I am in absolute amazement over the grace & love of our Lord Jesus Christ - His provision in just incomprehensible in every sense.
Okay, you remember the coffee story (if not please see my last post)... well, unfortunately, the coffee pot did not survive. Water must have gotten into its electronics; it just beeps & beeps & beeps but won't make a drop of coffee.
I've been really (really) down lately. Depression is something I've been battling for years now & I am just at a loss. If any of you have been clinincally depressed, or know anyone who has or is, you know that the longer it lasts the harder it gets to keep going. I guess all struggles are that way, aren't they.
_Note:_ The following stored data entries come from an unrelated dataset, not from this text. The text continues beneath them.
+template <int N2, int NW, bool PROJ, bool DEC>
+__global__ __launch_bounds__(64 * NW, 1) void seam_res_kernel(const std::conditional_t<DEC, SeamDecArgs, SeamArgs> a) {
+    static_assert(!(PROJ && DEC), "one form at a time");
+    static_assert(NW >= 8, "the first 512 threads stage the filters");
+    constexpr int K1 = 64;
+    constexpr int PW = 2;
+    constexpr int NT = 64 * NW;
+    constexpr int KS = K1 / 32;
+    constexpr int Q2 = N2 / 64;
+    constexpr int NP = 1 + Q2 + (PROJ ? 1 : 0);
+    constexpr int T2 = N2 / 16;
+    constexpr int PANEL = 64 * 128;
+    extern __shared__ __attribute__((aligned(16))) char smem[];
+    const int nch = a.N1 >> 6;
+    char* const wbuf = smem;
+    float* const tab3 = reinterpret_cast<float*>(smem + nch * NP * PANEL);
+    float* const tab1 = tab3 + 2 * a.N1;
+    float* const tabd = tab1 + 2 * N2;
+
+    const int t = threadIdx.x, lane = t & 63;
+    const int wid = __builtin_amdgcn_readfirstlane(t >> 6);
+    const int fr = lane & 15, g = lane >> 4;
+
+    const __amdgpu_buffer_rsrc_t xsrd = buf_srd(a.x, a.x_bytes), w3srd = buf_srd(a.w3, a.w3_bytes), w1srd = buf_srd(a.w1, a.w1_bytes);
+    const __amdgpu_buffer_rsrc_t rsrd = buf_srd(a.res, a.res_bytes), ysrd = buf_srd(a.y, a.y_bytes), zsrd = buf_srd(a.z, a.z_bytes);
+    const __amdgpu_buffer_rsrc_t wdsrd = buf_srd(PROJ ? a.wd : a.w3, PROJ ? a.wd_bytes : 0u);
+
+    const int ntile = (a.M + 16 * PW - 1) / (16 * PW);
+    const int nwv = (int)gridDim.x * NW;
+    int tile = TLXMI_DBG(a, 64) ? (int)blockIdx.x * NW + wid : wid * (int)gridDim.x + (int)blockIdx.x;
+
+    auto load_x = [&](int tl, u32x4 (&xv)[KS][PW], u32x4 (&xpv)[PROJ ? KS : 1][PW]) {
+#pragma unroll
+        for (int pw = 0; pw < PW; ++pw) {
+            const int p = tl * (16 * PW) + 16 * pw + fr;
+            const bool ok = p < a.M;
+#pragma unroll
+            for (int ks = 0; ks < KS; ++ks) {
+                xv[ks][pw] = buf_load16(xsrd, ok ? (p * a.x_ld + 32 * ks + 8 * g) * 2 : BUF_OOB);
+                if constexpr (PROJ) xpv[ks][pw] = buf_load16(rsrd, ok ? (p * a.res_ld + 32 * ks + 8 * g) * 2 : BUF_OOB);
+            }
+        }
+    };
+    int ptile = tile, pc = 0;
+    int roff[PW];
+    auto skip_rows = [&]() {
+#pragma unroll
+        for (int pw = 0; pw < PW; ++pw) {
+            const int p = ptile * (16 * PW) + 16 * pw + fr;
+            roff[pw] = (p < a.M && !TLXMI_DBG(a, 2)) ? (p * a.res_ld + 16 * g) * 2 : BUF_OOB;
+        }
+    };
+    auto skip_load = [&](u32x4 (&s)[PW][2]) {
+        if constexpr (PROJ) return;
+#pragma unroll
+        for (int pw = 0; pw < PW; ++pw)
+#pragma unroll
+            for (int h = 0; h < 2; ++h) s[pw][h] = buf_load16(rsrd, roff[pw] + (64 * pc + 8 * h) * 2);
+        if (++pc == nch) {
+            pc = 0;
+            ptile += nwv;
+            skip_rows();
+        }
+    };
+
+    u32x4 xf[KS][PW], xpf[PROJ ? KS : 1][PW];
+    load_x(tile, xf, xpf);
+    u32x4 sk[PW][2], sk1[PW][2];
+    if constexpr (!PROJ) skip_rows();
+    skip_load(sk);
+    skip_load(sk1);
+
+    if (t < 512) {
+        const int srow = t >> 3, sslot = t & 7;
+        const int sl1 = sslot ^ bs_f1(srow), sl2 = sslot ^ bs_f2(srow);
+#pragma unroll 1
+        for (int c0 = 0; c0 < nch; c0 += 4) {
+            u32x4 st[4][NP];
+#pragma unroll
+            for (int e = 0; e < 4; ++e) {
+                const int c = c0 + e, dead = c < nch ? 0 : BUF_OOB;
+                st[e][0] = buf_load16(w3srd, (((64 * c + srow) * K1 + 8 * sl1) * 2) | dead);
+#pragma unroll
+                for (int q = 0; q < Q2; ++q) st[e][1 + q] = buf_load16(w1srd, (((64 * q + srow) * a.N1 + 64 * c + 8 * sl2) * 2) | dead);
+                if constexpr (PROJ) st[e][1 + Q2] = buf_load16(wdsrd, (((64 * c + srow) * K1 + 8 * sl1) * 2) | dead);
+            }
+#pragma unroll
+            for (int e = 0; e < 4; ++e) {
+                if (c0 + e < nch) {
+#pragma unroll
+                    for (int j = 0; j < NP; ++j) *reinterpret_cast<u32x4*>(wbuf + ((c0 + e) * NP + j) * PANEL + t * 16) = st[e][j];
+                }
+            }
+        }
+    }
+    for (int i = t; i < a.N1; i += NT) {
+        tab3[i] = a.scale3 ? a.scale3[i] : 1.f;
+        tab3[a.N1 + i] = a.shift3 ? a.shift3[i] : 0.f;
+    }
+    for (int i = t; i < N2; i += NT) {
+        tab1[i] = a.scale1 ? a.scale1[i] : 1.f;
+        tab1[N2 + i] = a.shift1 ? a.shift1[i] : 0.f;
+    }
+    if constexpr (PROJ) {
+        for (int i = t; i < a.N1; i += NT) {
+            tabd[i] = a.scale_d ? a.scale_d[i] : 1.f;
+            tabd[a.N1 + i] = a.shift_d ? a.shift_d[i] : 0.f;
+        }
+    }
+    __syncthreads();
+
+    const int arow = 16 * (fr >> 2) + (fr & 3);
+    int a1off[4], a2off[4];
+#pragma unroll
+    for (int ci = 0; ci < 4; ++ci) {
+        const int r = arow + 4 * ci;
+        a1off[ci] = r * 128 + ((g ^ bs_f1(r)) << 4);
+        a2off[ci] = r * 128 + (((2 * g) ^ bs_f2(r)) << 4);
+    }
+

It's so hard not to feel defeated when circumstances and situations don't seem to get any better. It's been hard for me to even read my Bible let alone get anything out of what I'm reading. (And this is not like me at all.)
Well, the Wonderful Lord in His infinite wisdom has provided me with a book that is really helping me a lot. And this is The Rest of the Story...
About 2 weeks ago I won a free e-book from Cindy Rushton. She drew my name from the names of everyone who posted a comment at her blog. She has been my homeschool mentor since we started about 4 years ago & I consider her a cherished friend even though we don't really know one another. I'm at a definite advantage because of her ministry. She has really put her life out there to encourage women & from her podcast with Lucia Claborn I discovered that Cindy has been through depression and she has come through victorious! So, I emailed her & asked her if she has written anything about her struggle with depression and what she learned (she is a wonderful Bible teacher if you didn't know). I told her that if she has, I would like that book for my free e-book if possible. Guess what showed up in my email box the day after my coffee pot died?
Oops! My Cup is Empty...and My Coffee Pot is Broke!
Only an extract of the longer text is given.